Afin de couper court à toute spéculation oiseuse, Melfrid a décidé d'apporter sa contribution à la science vélocipédique en proposant à l'usage des chercheurs et étudiants de tous niveaux une nomenclature fiable de la hiérarchie des ennemis du cycliste. Vous trouverez donc ci-dessous, classés par ordre croissant de nuisance, les entités mobiles dont il convient de se méfier.

— Le piéton: lent et vulnérable, le piéton doit être respecté du cycliste. Il n'a que ses pieds pour se mouvoir. Cependant, restez vigilant: le piéton peut surgir sur la piste cyclable sans crier gare. Au bénéfice du doute, nous mettrons cela sur le compte de l'inattention. Mais ce peut être aussi par pure perfidie: n'oublions jamais que tout piéton est un automobiliste en puissance. Comportement à adopter: se méfier.

— Le scooter: bruyant, polluant, rapide... Pas de méprise possible, malgré une apparente parenté du fait de sa configuration bicyclique, le scooter est à ranger au nombre des ennemis jurés du vélo. Il s'insinue dans les couloirs d'autobus, grille la politesse aux feux, entre en concurrence sur les parkings assimilés "deux-roues"... Comportement à adopter: affirmer sa différence.

— La moto: même observation que ci-dessus. On pourrait être tenté de fraterniser avec ce qui usurpe le terme de "cycle". C'est une erreur. Comportement à adopter: détournez le regard.

— L'automobile: par "automobile", nous désignerons un engin à quatre roues et à habitacle sans signe ostentatoire particulier. L'automobile s'approprie et privatise les neuf dixièmes de la chaussée, et l'automobiliste estime que ce n'est pas assez. C'est pourquoi il s'estime en droit d'annexer aussi trottoirs et pistes cyclables. L'automobile a pour l'automobiliste valeur sacrée. Le moindre effleurement est un blasphème passible des pires tortures. L'automobiliste, déjà dangereux par nature, devient hystérique si on touche à sa p'tite bagnole, ou si on en parle d'une manière qui pourra lui sembler déplaisante. Le danger est partout. Comportement à adopter: rester sur ses gardes et mordre en cas d'agression.

— Le camion de livraison: gros, toujours mal garé, et souvent approché par un piéton les bras chargés, traversant la piste cyclable sans rien voir devant lui. Quelques circonstances atténuantes, mais encore un danger redoutable. Comportement à adopter: à contourner largement.
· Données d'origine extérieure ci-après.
template <bool STASH>
__global__ __launch_bounds__(h2::THREADS, 2) void PNY_H2_KERNEL(const MlpArgs a) {
    using namespace h2;
    extern __shared__ __attribute__((aligned(16))) char smem_raw[];
    char* planes = smem_raw;
    float4* tap_tab = reinterpret_cast<float4*>(smem_raw + ACT_BYTES);
    float* bias_tab = reinterpret_cast<float*>(smem_raw + ACT_BYTES + TAP_BYTES);
    float4* tap_raw = reinterpret_cast<float4*>(smem_raw + lds_bytes(a.n_blocks));
    const int tid = threadIdx.x, lane = tid & 63, wave = __builtin_amdgcn_readfirstlane(tid >> 6);
    const SlabRef slab = {__builtin_amdgcn_make_buffer_rsrc(a.scratch + (size_t)blockIdx.x * (TM * HID), 0, TM * HID * 4, 0x00020000),
                          (unsigned)((wave * (NT * MT * 16 * 64) + 4 * lane) * 4)};
#if defined(PNY_H2_PER_VIEW_FC1) || PNY_H2_PLANES == 1
    constexpr bool VIEW_MEAN = false;
#else
    constexpr bool VIEW_MEAN = !STASH;
#endif
    constexpr bool WAVE_ENTRY = !STASH;
    const SlabRef slab_r = {__builtin_amdgcn_make_buffer_rsrc(a.scratch + ((size_t)gridDim.x + blockIdx.x) * (TM * HID), 0, TM * HID * 4, 0x00020000),
                            slab.lane_off};
    const int nb = a.n_blocks;
    const int nvb = a.combine_layer < nb ? a.combine_layer : nb;
    const WStream ws = wstream(a, lane);
    const H2Seg s_in = h2seg(ws, a.h2_in, D_IN_PAD / 16, wave);
    auto fc0seg = [&](int b) { return h2seg(ws, a.h2_fc0[b], HID / 16, wave); };
    auto fc1seg = [&](int b) { return h2seg(ws, a.h2_fc1[b], HID / 16, wave); };
    auto entry_bias = [&](int b) -> const float* {
        if constexpr (LDS_BIAS) return bias_tab + (b == 0 ? 0 : 2 * b) * HID;
        return b == 0 ? a.w.b_in : a.w.b_fc1[b - 1];
    };
    auto fc0_bias = [&](int b) -> const float* {
        if constexpr (LDS_BIAS) return bias_tab + (1 + 2 * b) * HID;
        return a.w.b_fc0[b];
    };
    H2Ring ring;
    h2ring_fill(ring, ws, s_in);
#ifdef PNY_H2_STAMP
    unsigned long long hs_acc[HS_N], hs_t_ = 0;
    for (int i = 0; i < HS_N; ++i) hs_acc[i] = 0;
    const unsigned long long hs_start = h2now();
    const unsigned long long hs_real0 = __builtin_amdgcn_s_memrealtime();
#endif
    if constexpr (LDS_BIAS) {
        for (int i = tid; i < (1 + 2 * nb) * HID; i += THREADS) {
            const int vec = i / HID, f = i % HID;
            const float* src = vec == 0 ? a.w.b_in : ((vec & 1) ? a.w.b_fc0[(vec - 1) >> 1] : a.w.b_fc1[(vec - 2) >> 1]);
            bias_tab[i] = src[f];
        }
    }

    const TileWalk tw = tile_walk(a.n_tiles);
    for (long long tile = tw.first; tile < tw.last; tile += tw.step) {
        f32x16 h[NT][MT];
        f32x16 net[NT][MT];
        GatherTaps<C, 2> g;
        WaveGather wg;
        __amdgpu_buffer_rsrc_t zr = __amdgpu_buffer_rsrc_t();
        const unsigned wave_c0 = (unsigned)(32 * NT * wave) * 4u;
        auto prefetch = [&](int c0) {
            if constexpr (WAVE_ENTRY)
                h2wave_issue<0, 0>(wg, zr, tap_tab, (unsigned)c0 * 4u + wave_c0, lane);
            else
                gather_issue<C, 0>(g, c0, wave);
        };
        __amdgpu_buffer_rsrc_t xr = __amdgpu_buffer_rsrc_t();
        if constexpr (STASH)
            xr = stash_rsrc(a.lay.x_record(a.stash_x, tile), a.lay.x_tile);
        auto block_tail = [&](int blk, const H2Seg& after, bool slab_in, int next_c0, unsigned stash_net) {
            HS_T0();
            h2zero<NT, MT>(net);
            __syncthreads();
            HS_LAP(HS_EPI_WAIT);
            h2gemm(net, ring, ws, fc0seg(blk), fc1seg(blk), planes, lane);
            HS_LAP(HS_GEMM);
            __syncthreads();
            HS_LAP(HS_EPI_WAIT);
            h2epilogue<false, STASH>(net, fc0_bias(blk), planes, wave, lane, a.range_flag, xr, stash_net);
            if (!VIEW_MEAN && slab_in) {
                h2slab_load(net, slab);
                HS_LAP(HS_EPI);
                __syncthreads();
                HS_LAP(HS_EPI_WAIT);
                h2gemm(h, ring, ws, fc1seg(blk), after, planes, lane);
                HS_LAP(HS_GEMM);
#pragma unroll
                for (int nt = 0; nt < NT; ++nt)
#pragma unroll
                    for (int mt = 0; mt < MT; ++mt)
#pragma unroll
                        for (int r = 0; r < 16; ++r) h[nt][mt][r] = net[nt][mt][r] + h[nt][mt][r];
            } else if (next_c0 >= 0) {
                HS_LAP(HS_EPI);
                __syncthreads();
                HS_LAP(HS_EPI_WAIT);
                h2gemm(h, ring, ws, fc1seg(blk), after, planes, lane, [&]() { prefetch(next_c0); });
                HS_LAP(HS_GEMM);
            } else {
                HS_LAP(HS_EPI);
                __syncthreads();
                HS_LAP(HS_EPI_WAIT);
                h2gemm(h, ring, ws, fc1seg(blk), after, planes, lane);
                HS_LAP(HS_GEMM);
            }
        };
        for (int v = 0; v < a.NS; ++v) {
            const int vb = tile_view_base(a, tile * TM);
            const H2Seg after_view = v + 1 < a.NS ? s_in : (nvb < nb ? fc0seg(nvb) : s_in);
            const unsigned x_view = STASH ? stash_bytes((unsigned)v * (unsigned)a.lay.x_view) : 0u;
            auto act_slot = [&](int i) { return x_view + stash_bytes((unsigned)a.lay.o_act + (unsigned)i * (unsigned)STASH_SLOT); };
            HS_T0();
            __syncthreads();
            h2prologue<STASH>(a, v, tile, planes, tap_tab, tid, a.range_flag, xr, x_view + stash_bytes((unsigned)a.lay.o_in), tap_raw);
            h2zero<NT, MT>(h);
            __syncthreads();
            if constexpr (STASH) {
                const unsigned xz = x_view + stash_bytes((unsigned)a.lay.o_z);
                gather_setup<C>(g, a.latent + (size_t)(vb + v) * a.Hl * a.Wl * a.L, tap_raw, wave, lane);
                const int nch = a.L / GCH;
                const unsigned zlane = (unsigned)(((lane >> 3) * TM + (wave % 8) * 8 + (lane & 7)) * 16);
                auto put = [&](const float4(&x)[4][4], int c) {
#pragma unroll
                    for (int i = 0; i < 4; ++i) {
                        const float4 r = tap_blend(x[i], g.w);
                        stash_store(xr, zlane, xz + (unsigned)((32 * c + 8 * i) * TM * 16), r.x, r.y, r.z, r.w);
                    }
                };
                gather_issue<C, 0>(g, 0, wave);
                for (int c = 0; c < nch; c += 2) {
                    if (c + 1 < nch) gather_issue<C, 1>(g, (c + 1) * GCH, wave);
                    __builtin_amdgcn_sched_barrier(0);
                    put(g.x[0], c);
                    if (c + 2 < nch) gather_issue<C, 0>(g, (c + 2) * GCH, wave);
                    __builtin_amdgcn_sched_barrier(0);
                    if (c + 1 < nch) put(g.x[1], c + 1);
                }
            }
            if constexpr (WAVE_ENTRY) {
                const size_t zfloats = (size_t)a.Hl * a.Wl * a.zp_stride;
                zr = __builtin_amdgcn_make_buffer_rsrc(const_cast<float*>(a.zp) + (size_t)(vb + v) * zfloats, 0, (int)(unsigned)(zfloats * 4), 0x00020000);
            } else {
                gather_setup<C>(g, a.zp + (size_t)(vb + v) * a.Hl * a.Wl * a.zp_stride, tap_tab, wave, lane);
            }
            prefetch(0);
            HS_LAP(HS_PROLOGUE);
            h2gemm(h, ring, ws, s_in, fc0seg(0), planes, lane);
            HS_LAP(HS_GEMM);
            auto block_entry = [&](int blk) {
                const int cb = blk * HID;
                HS_LAP(HS_GATHER);
                __syncthreads();
                HS_LAP(HS_GATHER_WAIT);
                if constexpr (WAVE_ENTRY) {
                    h2wave_entry(wg, h, zr, tap_tab, (unsigned)cb * 4u + wave_c0, entry_bias(blk), planes, wave, lane, a.range_flag);
                    HS_LAP(HS_GATHER);
                    return;
                }
                gather_issue<C, 1>(g, cb + GCH, wave);
                __builtin_amdgcn_sched_barrier(0);
                h2gather_commit<0>(g, planes, 0, wave, lane);
                gather_issue<C, 0>(g, cb + 2 * GCH, wave);
                __builtin_amdgcn_sched_barrier(0);
                h2gather_commit<1>(g, planes, 1, wave, lane);
                gather_issue<C, 1>(g, cb + 3 * GCH, wave);
                __builtin_amdgcn_sched_barrier(0);
                h2gather_commit<0>(g, planes, 2, wave, lane);
                h2gather_commit<1>(g, planes, 3, wave, lane);
                HS_LAP(HS_GATHER);
                __syncthreads();
                HS_LAP(HS_GATHER_WAIT);
                h2epilogue<true, STASH>(h, entry_bias(blk), planes, wave, lane, a.range_flag, xr, act_slot(2 * blk));
                HS_LAP(HS_EPI);
            };
            auto view_block = [&](int blk, const H2Seg& after, bool slab_in, int next_c0) {
                block_entry(blk);
                block_tail(blk, after, slab_in, next_c0, act_slot(2 * blk + 1));
            };
            auto mean_tail = [&](int blk) {
                const bool last = v + 1 == a.NS;
                HS_T0();
                h2zero<NT, MT>(net);
                __syncthreads();
                HS_LAP(HS_EPI_WAIT);
                h2gemm(net, ring, ws, fc0seg(blk), last ? fc1seg(blk) : s_in, planes, lane);
                HS_LAP(HS_GEMM);
                h2view_sum(net, h, fc0_bias(blk), slab, slab_r, v > 0, !last, wave, lane);
                if (!last) {
                    HS_LAP(HS_SLAB);
                    return;
                }
                HS_LAP(v > 0 ? HS_SLAB : HS_EPI);
                __syncthreads();
                HS_LAP(HS_EPI_WAIT);
                h2mean_planes(net, h, 1.0f / (float)a.NS, planes, wave, lane, a.range_flag);
                HS_LAP(HS_EPI);
                __syncthreads();
                HS_LAP(HS_EPI_WAIT);
                h2gemm(h, ring, ws, fc1seg(blk), after_view, planes, lane);
                HS_LAP(HS_GEMM);
            };
#if defined(PNY_H2_NOPREFETCH)
            for (int blk = 0; blk + 1 < nvb; ++blk) {
                view_block(blk, fc0seg(blk + 1), false, -1);
                prefetch((blk + 1) * HID);
            }
#else
            for (int blk = 0; blk + 1 < nvb; ++blk) view_block(blk, fc0seg(blk + 1), false, (blk + 1) * HID);
#endif
            if constexpr (VIEW_MEAN) {
                block_entry(nvb - 1);
                mean_tail(nvb - 1);
            } else {
                view_block(nvb - 1, after_view, v > 0, -1);
            }
            if (!VIEW_MEAN && a.NS > 1) {
                HS_T0();
                if (v + 1 < a.NS) {
                    h2slab_store(h, slab);
                } else {
                    const float rns = 1.0f / (float)a.NS;
#pragma unroll
                    for (int nt = 0; nt < NT; ++nt)
#pragma unroll
                        for (int mt = 0; mt < MT; ++mt)
#pragma unroll
                            for (int r = 0; r < 16; ++r) h[nt][mt][r] = h[nt][mt][r] * rns;
                }
                HS_LAP(HS_SLAB);
            }
        }
        auto post_slot = [&](int i) { return stash_bytes((unsigned)a.lay.x_post + (unsigned)i * (unsigned)STASH_SLOT); };
        for (int blk = nvb; blk < nb; ++blk) {
            HS_T0();
            __syncthreads();
            HS_LAP(HS_EPI_WAIT);
            h2epilogue<false, STASH>(h, entry_bias(blk), planes, wave, lane, a.range_flag, xr, post_slot(2 * (blk - nvb)));
            HS_LAP(HS_EPI);
            block_tail(blk, blk + 1 < nb ? fc0seg(blk + 1) : s_in, false, -1, post_slot(2 * (blk - nvb) + 1));
        }
        HS_T0();
#if PNY_H2_PLANES == 2
        const unsigned out_off = (unsigned)(reinterpret_cast<const char*>(a.h2_out) - ws.base);
        LinOutW lw;
        h2linout_issue(lw, ws, out_off, a.d_out > 32 ? 2 : 1, 0, wave);
        __builtin_amdgcn_sched_barrier(0);
        __syncthreads();
        h2epilogue<false, STASH>(h, entry_bias(nb), planes, wave, lane, a.range_flag, xr, post_slot(2 * (nb - nvb)));
        h2linout_product(lw, ws, out_off, a.d_out, planes, wave, lane);
        __syncthreads();
        h2linout_reduce(a, tile, planes, tid);
#else
        __syncthreads();
        h2epilogue<false, STASH>(h, entry_bias(nb), planes, wave, lane, a.range_flag, xr, post_slot(2 * (nb - nvb)));
        __syncthreads();
        for (int idx = tid; idx < a.d_out * TM; idx += THREADS) {
            const int o = idx / TM, m = idx % TM;
            const float4* wrow = reinterpret_cast<const float4*>(a.w.w_out + (size_t)o * HID);
            float sum = 0.f;
#pragma unroll 4
            for (int kg = 0; kg < HID / 8; ++kg) {
                const h8 x0 = *reinterpret_cast<const h8*>(planes + kg * (2 * ROW_BYTES) + m * 16);
                const float4 wa = wrow[2 * kg], wb = wrow[2 * kg + 1];
                sum += (float)x0[0] * wa.x;
                sum += (float)x0[1] * wa.y;
                sum += (float)x0[2] * wa.z;
                sum += (float)x0[3] * wa.w;
                sum += (float)x0[4] * wb.x;
                sum += (float)x0[5] * wb.y;
                sum += (float)x0[6] * wb.z;
                sum += (float)x0[7] * wb.w;
            }
            sum = output_head(sum + a.w.b_out[o], o, a.yolo);
            const long long s = tile * TM + m;
            if (s < a.n_points) a.out[s * a.d_out + o] = sum;
        }
#endif
        HS_LAP(HS_LINOUT);
    }
#ifdef PNY_H2_STAMP
    hs_acc[HS_TOTAL] = h2now() - hs_start;
    hs_acc[HS_REAL] = __builtin_amdgcn_s_memrealtime() - hs_real0;
    if (lane == 0)
        for (int i = 0; i < HS_N; ++i) g_h2_stamp_buf[((size_t)blockIdx.x * (THREADS / 64) + wave) * HS_N + i] = hs_acc[i];
#endif
}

— Le taxi: comme l'automobile, reconnaissable à une petite lumière qui lui confère l'impunité quand il emprunte les couloirs de bus. Ignore encore plus que d'autres la disposition du code de la route qui oblige à laisser un mètre lors du dépassement d'un cycliste. Davantage porté encore sur les excès de vitesse quand le feu passe à l'orange s'il ne transporte pas d'être humain sur sa banquette arrière. Utilise à l'envi son avertisseur sonore, assorti fréquemment des mots "connard" et "blaireau". Comportement à adopter: gueuler plus fort que lui.

— La New Beetle ou la New Mini: généralement conduite par une New connasse de vingt ans et immatriculée sur la commune de Versailles. Se croit irrésistiblement belle et par conséquent excusable de ses délits de mauvais goût et de de dépassement par la droite. Comportement à adopter: détourner le regard.

— La BMW rouge décapotable: généralement conduite par un jeune dealer qui affiche ainsi une forme de réussite sociale et qui se trompe de révolte en jouant les anarchistes du code de la route. Comportement à adopter: afficher une pitié de bon ton.

— La Renault espace: ainsi dénommée car conduite par un homme seul qui utilise environ dix fois plus d'espace sur la chaussée que de raison. Une autre façon de s'affirmer. Comportement à adopter: pas de pitié dans ce cas, le mépris s'impose.

— Le 4x4: le superprédateur de toute jungle urbaine. N'a jamais connu la boue. Plus grand, plus haut, plus fort que tous. Plus con que tout. La bêtise humaine en cinémascope. N'ayant aucune place assez grande pour se garer, utilise tous les espaces possibles: passages piétons, places pour handicapés, trottoirs, pistes cyclables... Rien ne peut l'atteindre en raison de son gabarit et de ses moyens phynanciers pour payer les éventuelles contraventions. Comportement à adopter: attaquer sauvagement avec tout objet contondant à disposition.